Each year after soybean harvest, producers may consider applying nitrogen in the Fall. There are two main advantages to this practice: 1) nitrogen prices may be lower in the fall than the spring, and 2) time and labor may be more available than spring. However, the big disadvantage is the greater potential for nitrogen loss. In some years this nitrogen loss may cause a yield reduction. In an 8-year study, Ohio State University scientists, Stehouwer and Johnson, showed that average corn yields were about 5% higher from spring applied anhydrous compared to fall applied at the 160 pounds of nitrogen per acre. Without a nitrification inhibitor, the difference was almost 10%. Some years this percentage may be less and others more, depending on the weather. Unfortunately, some producers may add more nitrogen to compensate for this potential loss. The Ohio State University strongly discourages this practice since excess nitrogen may leave the field.

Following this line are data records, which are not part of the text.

template <typename T, bool ZSRC, bool CLZ>
__device__ __forceinline__ void zs_split_body(const T* __restrict__ src, const T* __restrict__ f, T* __restrict__ dst,
                                              T* __restrict__ R, const Geo& g, const Geo& gc, const Op<T, 3>& op, int zc,
                                              int gz, int patch)
{
    using SP = ZsSplit<T>;
    static_assert(CLZ || (ZsShape<T, true, false>::TX == SP::S::TX && ZsShape<T, true, false>::TY == SP::S::TY &&
                          ZsShape<T, true, false>::N == SP::S::N),
                  "the split's cl != 0 levels run the cl = 0 tile");
    using S = typename SP::S;
    constexpr int N = S::N, H = S::H, HWE = S::HWE, G = S::G, YE = S::YE, SLOT = S::SLOT, TX = S::TX, TY = S::TY,
                  NS3 = S::NS3;
    using VT = Vec<T, N>;
    using PF = ZsPrefetch<T, N>;
    constexpr int PFD = ZS_PFD_PRE, NPF = PFD + 1, UNR = NPF == 3 ? 12 : 4;
    static_assert(PFD >= 1 && PFD <= 3, "prefetch distance 1..3");
    extern __shared__ __align__(16) unsigned char zs_smem[];
    T* const lds = reinterpret_cast<T*>(zs_smem);
    const int tid = threadIdx.x;

    const int tiles_x = g.nx / TX, tiles_y = g.ny / TY;
    const int b = xcd_remap(blockIdx.x, gridDim.x);
    const int tile = b % (tiles_x * tiles_y);
    const int Z0 = (b / (tiles_x * tiles_y)) * zc;
    int tx_, ty_;
    zs_tile_xy(tile, tiles_x, patch, tx_, ty_);
    const int X0 = tx_ * TX, Y0 = ty_ * TY;
    const int hw = g.hw, Hh = (int)g.H;
    const int z0 = (int)g.z0, gnz = (int)g.gnz, cz0 = (int)gc.z0;
    const int64_t P = g.P;
    const int qlo = -gz, qhi = (int)g.nz - 1 + gz;

    const int wv = __builtin_amdgcn_readfirstlane(tid >> 6), lane = tid & 63;
    const int wk = SP::wave_kind(wv), lw = SP::local_wave(wv);
    const bool grp_b = wk == 1 || (wk == 2 && lane >= SP::MA);
    const int lt = wk == 2 ? (grp_b ? S::YT0 + lane - SP::MA : S::YT2S + lane) : 64 * lw + lane;
    const int yr_ = grp_b ? SP::b_yrow(lt) : S::yrow(lt);
    const bool on = yr_ >= 0;
    const int gx = on ? (grp_b ? SP::b_ycol(lt) : S::ycol(lt)) : 0, ye = on ? yr_ : 0;
    const int gy = Y0 - H + ye;
    const int m0 = gx * N;
    ZsCol col;
    col.lrow = ye * HWE + m0;
    col.lym = (ye > 0 ? ye - 1 : ye) * HWE + m0;
    col.lyp = (ye < YE - 1 ? ye + 1 : ye) * HWE + m0;
    col.gm = (X0 - S::HX) / 2 + m0;
    col.x_first = gx == 0;
    col.x_last = gx == G - 1;
    col.lxm = col.x_first ? col.lrow : col.lrow - N;
    col.lxp = col.x_last ? col.lrow : col.lrow + N;
    const bool in_xy = on && gy >= 0 && gy < g.ny && col.gm >= 0 && col.gm < hw;
    col.xin = true;
    const int cgy = gy < 0 ? 0 : (gy >= g.ny ? g.ny - 1 : gy);
    const int cgm = col.gm < 0 ? 0 : (col.gm > hw - N ? hw - N : col.gm);
    const int goff = cgy * hw + cgm;
    const bool tile_xy = on && ye >= H && ye < H + TY && gx >= S::HXG && gx < G - S::HXG;
    const bool frow = on && ye >= H - 1 && ye <= H + TY;
    const int lf = frow ? (ye - (H - 1)) * HWE + m0 : 0;
    auto fslot = [&](int off, int q) { return lds + off + (q & 3) * SP::FSLOT + lf; };
    const int zlo = Z0 - H;
    ZsDiag<T> dz = {};
    if constexpr (!CLZ) {
        const int nby = (gy == 0) + (gy == g.ny - 1);
        dz.db = nby == 0 ? op.dg[0] : (nby == 1 ? op.dg[1] : op.dg[2]);
        dz.yb = nby == 0 ? op.ydg[0] : (nby == 1 ? op.ydg[1] : op.ydg[2]);
        dz.de = nby == 0 ? op.dg[1] : (nby == 1 ? op.dg[2] : op.dg[3]);
        dz.ye = nby == 0 ? op.ydg[1] : (nby == 1 ? op.ydg[2] : op.ydg[3]);
        dz.left = col.gm == 0;
        dz.right = col.gm + N == hw;
    }
    auto nbyz = [&](int q) {
        return CLZ ? 0 : (gy == 0) + (gy == g.ny - 1) + (z0 + q == 0) + (z0 + q == gnz - 1);
    };
    const int p_end = Z0 + zc + 6;
    auto inz = [&](int q) { return z0 + q >= 0 && z0 + q < gnz; };
    auto pcl = [&](int q) { return q < qlo ? qlo : (q > qhi ? qhi : q); };
    auto slot = [&](int off, int ns, int q) { return lds + off + (q & (ns - 1)) * SLOT; };
    const int rowpar = (gy + z0) & 1;
    auto par = [&](int q) { return rowpar ^ (q & 1); };
    const VT vz = vzero<T, N>();

    for (int i = tid; i < (int)(SP::lds_bytes / sizeof(T)); i += SP::NTL) lds[i] = (T)0;
    __syncthreads();

    constexpr bool PART = !CLZ;
    int ps = zlo, pe = p_end;
    ps = ps > 7 - z0 ? ps : 7 - z0;
    ps = ps > qlo + 4 ? ps : qlo + 4;
    pe = pe < gnz - 1 - z0 ? pe : gnz - 1 - z0;
    pe = pe < qhi - PFD ? pe : qhi - PFD;
    ps += (UNR - (ps - zlo) % UNR) % UNR;
    if (!PART) pe -= (pe - ps + 1) % UNR;
    if (pe < ps || ((z0 | Z0) & 1)) ps = pe = zlo - 1;
    const std::false_type GEN;
    const std::true_type STY;
    auto run = [&](auto&& prefetch, auto&& step) __attribute__((always_inline)) {
        PF pb[NPF];
#pragma unroll
        for (int k = 0; k < PFD; ++k) prefetch(GEN, pb[k], zlo + k);
        int p = zlo;
        auto group = [&](auto st, int p0, int pfirst, int plim) __attribute__((always_inline)) {
            zs_unroll<UNR>([&](auto kk) __attribute__((always_inline)) {
                constexpr int k = decltype(kk)::value;
                if (p0 + k >= pfirst && p0 + k <= plim) {
                    step(st, std::integral_constant<int, (k & 3)>(), pb[k % NPF], pb[(k + PFD) % NPF], p0 + k);
                    lds_barrier();
                }
            });
        };
        for (; p < ps; p += UNR) group(GEN, p, p, p + UNR);
        for (; p + UNR - 1 <= pe; p += UNR) group(STY, p, p, p + UNR);
        int pf = p;
        if constexpr (PART) {
            if (p <= pe) {
                group(STY, p, p, pe);
                pf = pe + 1;
            }
        }
        for (; p <= p_end; p += UNR) group(GEN, p, PART ? pf : p, p_end);
    };

    const T* const src_black = ZSRC ? nullptr : src + Hh;
    auto prefetch_a = [&](auto st, PF& r, int p) __attribute__((always_inline)) {
        constexpr bool ST = decltype(st)::value;
        if (ST) {
            const int64_t pP = (int64_t)p * P;
            if constexpr (ZSRC)
                r.u = vzero<T, N>();
            else
                r.u = gload<T, N, kZsNTL>(src_black + pP + goff);
            r.f1 = gload<T, N, kZsNTL>(f + (pP - P) + goff);
            r.f2 = gload<T, N, kZsNTL>(f + (pP - 2 * P) + Hh + goff);
        } else {
            if constexpr (ZSRC)
                r.u = vzero<T, N>();
            else
                r.u = gload<T, N, kZsNTL>(src_black + (int64_t)pcl(p) * P + goff);
            r.f1 = gload<T, N, kZsNTL>(f + (int64_t)pcl(p - 1) * P + goff);
            r.f2 = gload<T, N, kZsNTL>(f + (int64_t)pcl(p - 2) * P + Hh + goff);
        }
    };
    VT W0[4], W1[4], W2[4], FR[4];
#pragma unroll
    for (int i = 0; i < 4; ++i) W0[i] = W1[i] = W2[i] = FR[i] = vz;
    auto step_a = [&](auto st, auto rt, const PF& cur, PF& nxt, int p, int ro) __attribute__((always_inline)) {
        constexpr bool ST = decltype(st)::value;
        constexpr int RS = decltype(rt)::value;
        auto sl = [](int k) constexpr { return (RS - k) & 3; };
        if (ST) p = (p & ~1) | ((H + RS) & 1);
        zs_hold<T, N>(cur.u);
        zs_hold<T, N>(cur.f1);
        zs_hold<T, N>(cur.f2);
        asm volatile("" ::: "memory");
        if (ST || p + PFD <= p_end) prefetch_a(st, nxt, p + PFD);
        ZsNb<T, N> n1, n2, n3;
        VT a0 = cur.u;
        if (!ST && !inz(p)) a0 = vz;
        W0[sl(0)] = a0;
        zs_nb_load<T, N>(n1, slot(0, 2, p - 1), col);
        VT o1 = zs_relax<T, N, CLZ, ST, !CLZ>(W0[sl(2)], W0[sl(1)], W0[sl(0)], n1, cur.f1, col, par(p - 1), nbyz(p - 1), g.nx, op, dz);
        if (!ST && !inz(p - 1)) o1 = vz;
        W1[sl(1)] = o1;
        VT o2 = vz, o3 = vz;
        if (ro < 2) {
            zs_nb_load<T, N>(n2, slot(S::OFF1, 2, p - 2), col);
            o2 = zs_relax<T, N, CLZ, ST, !CLZ>(W1[sl(3)], W1[sl(2)], W1[sl(1)], n2, cur.f2, col, 1 ^ par(p - 2), nbyz(p - 2), g.nx, op, dz);
            if (!ST && !inz(p - 2)) o2 = vz;
            W2[sl(2)] = o2;
            zs_nb_load<T, N>(n3, slot(S::OFF2, 2, p - 3), col);
            o3 = zs_relax<T, N, CLZ, ST, !CLZ>(W2[sl(4)], W2[sl(3)], W2[sl(2)], n3, FR[sl(3)], col, par(p - 3), nbyz(p - 3), g.nx, op, dz);
            if (!ST && !inz(p - 3)) o3 = vz;
        }
        if (in_xy) {
            vstore<T, N>(slot(0, 2, p) + col.lrow, a0);
            vstore<T, N>(slot(S::OFF1, 2, p - 1) + col.lrow, o1);
            if (ro < 2) {
                vstore<T, N>(slot(S::OFF2, 2, p - 2) + col.lrow, o2);
                vstore<T, N>(slot(S::OFF3, NS3, p - 3) + col.lrow, o3);
            }
            if (frow) {
                vstore<T, N>(fslot(SP::OFFFR, p - 3), FR[sl(3)]);
                vstore<T, N>(fslot(SP::OFFFB, p - 2), cur.f2);
            }
        }
        FR[sl(1)] = cur.f1;
    };

    auto prefetch_b = [](auto, PF&, int) {};
    VT W3[4], W4[4], FB[4];
    T AS[2][N], acc[N];
#pragma unroll
    for (int e = 0; e < N; ++e) AS[0][e] = AS[1][e] = acc[e] = (T)0;
#pragma unroll
    for (int i = 0; i < 4; ++i) W3[i] = W4[i] = FB[i] = vz;
    const bool even_row = (gy & 1) == 0;
    T* const xbase = lds + S::OFFX + (((ye + (H & 1)) >> 1) * G + gx) * 2 * N;
    auto xs = [&](int q) { return xbase + (q & 1) * (S::XPAIRS * G * 2 * N); };
    auto step_b = [&](auto st, auto rt, auto tw, int p) __attribute__((always_inline)) {
        constexpr bool ST = decltype(st)::value;
        constexpr int RS = decltype(rt)::value;
        auto sl = [](int k) constexpr { return (RS - k) & 3; };
        if (ST) p = (p & ~1) | ((H + RS) & 1);
        const int zz0 = ST ? (z0 & ~1) : z0;
        ZsNb<T, N> n4, nk;
        const VT fb = vload<T, N>(fslot(SP::OFFFB, p - 5));
        W3[sl(4)] = vload<T, N>(slot(S::OFF3, NS3, p - 4) + col.lrow);
        zs_nb_load<T, N>(n4, slot(S::OFF3, NS3, p - 5), col);
        VT o4 = zs_relax_a<T, N, CLZ, ST, !CLZ>(W3[sl(6)], W3[sl(5)], W3[sl(4)], n4, fb, col, 1 ^ par(p - 5), nbyz(p - 5), g.nx, op, dz,
                                           AS[RS & 1]);
        if (!ST && !inz(p - 5)) o4 = vz;
        W4[sl(5)] = o4;
        if (in_xy) vstore<T, N>(slot(S::OFF4, 2, p - 5) + col.lrow, o4);
        if constexpr (decltype(tw)::value) {
            {
                const int q = p - 5;
                if (q >= Z0 && q < Z0 + zc && tile_xy) gstore<T, N, kZsNTS>(dst + (int64_t)q * P + Hh + goff, o4);
            }
            const int q = p - 6;
            const int pq = par(q);
            zs_nb_load<T, N>(nk, slot(S::OFF4, 2, q), col);
            T xr[2 * N];
            {
                const T* x = xs(q - 1);
#pragma unroll
                for (int e = 0; e < 2 * N; ++e) xr[e] = x[e];
            }
            T rred[N], rblk[N], rr[2][N];
            const VT fr = vload<T, N>(fslot(SP::OFFFR, q));
            zs_residual<T, N, CLZ, ST, !CLZ>(W4[sl(7)], W4[sl(6)], W4[sl(5)], nk, W3[sl(6)], fr, col, pq, nbyz(q), g.nx, op, dz, rred);
            zs_residual_a<T, N, CLZ, ST, !CLZ>(AS[(RS & 1) ^ 1], W4[sl(6)], FB[sl(6)], col, 1 ^ pq, nbyz(q), g.nx, op, dz, rblk);
#pragma unroll
            for (int e = 0; e < N; ++e) {
                rr[0][e] = pq == 0 ? rred[e] : rblk[e];
                rr[1][e] = pq == 0 ? rblk[e] : rred[e];
            }
            const int dq = q - (ST ? (Z0 & ~1) : Z0);
            if (dq >= 0 && dq <= zc && tile_xy)
                zs_restrict_avg<T, N>(rr, xr, acc, dq, zc, even_row, xs(q), R, (zz0 + q - 1) >> 1, gy >> 1, col.gm, cz0, gc);
            FB[sl(5)] = fb;
        }
    };

    if (wk == 0) {
        const int wrole = S::wave_role(lw);
        run(prefetch_a, [&](auto st, auto rt, const PF& cur, PF& nxt, int p) __attribute__((always_inline)) {
            step_a(st, rt, cur, nxt, p, decltype(st)::value ? wrole : 0);
        });
    } else if (wk == 1) {
        if (lw < SP::NTW)
            run(prefetch_b, [&](auto st, auto rt, const PF& cur, PF& nxt, int p) __attribute__((always_inline)) {
                step_b(st, rt, STY, p);
            });
        else
            run(prefetch_b, [&](auto st, auto rt, const PF& cur, PF& nxt, int p) __attribute__((always_inline)) {
                step_b(st, rt, GEN, p);
            });
    } else {
        run(
            [&](auto st, PF& r, int p) __attribute__((always_inline)) {
                if (!grp_b) prefetch_a(st, r, p);
            },
            [&](auto st, auto rt, const PF& cur, PF& nxt, int p) __attribute__((always_inline)) {
                if (!grp_b) step_a(st, rt, cur, nxt, p, 2);
                asm volatile("" ::: "memory");
                if (grp_b) step_b(st, rt, GEN, p);
            });
    }
}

Since fall applied nitrogen has to remain in the soil for about six to seven months, the university recommends only anhydrous ammonia plus a nitrification inhibitor as a nitrogen source. As a further deterrent to nitrogen loss, they recommend applications after the soil temperature drops below 50º F and will remain below 50. Generally this occurs after October 20. Warmer conditions will shorten the effectiveness of the nitrification inhibitor.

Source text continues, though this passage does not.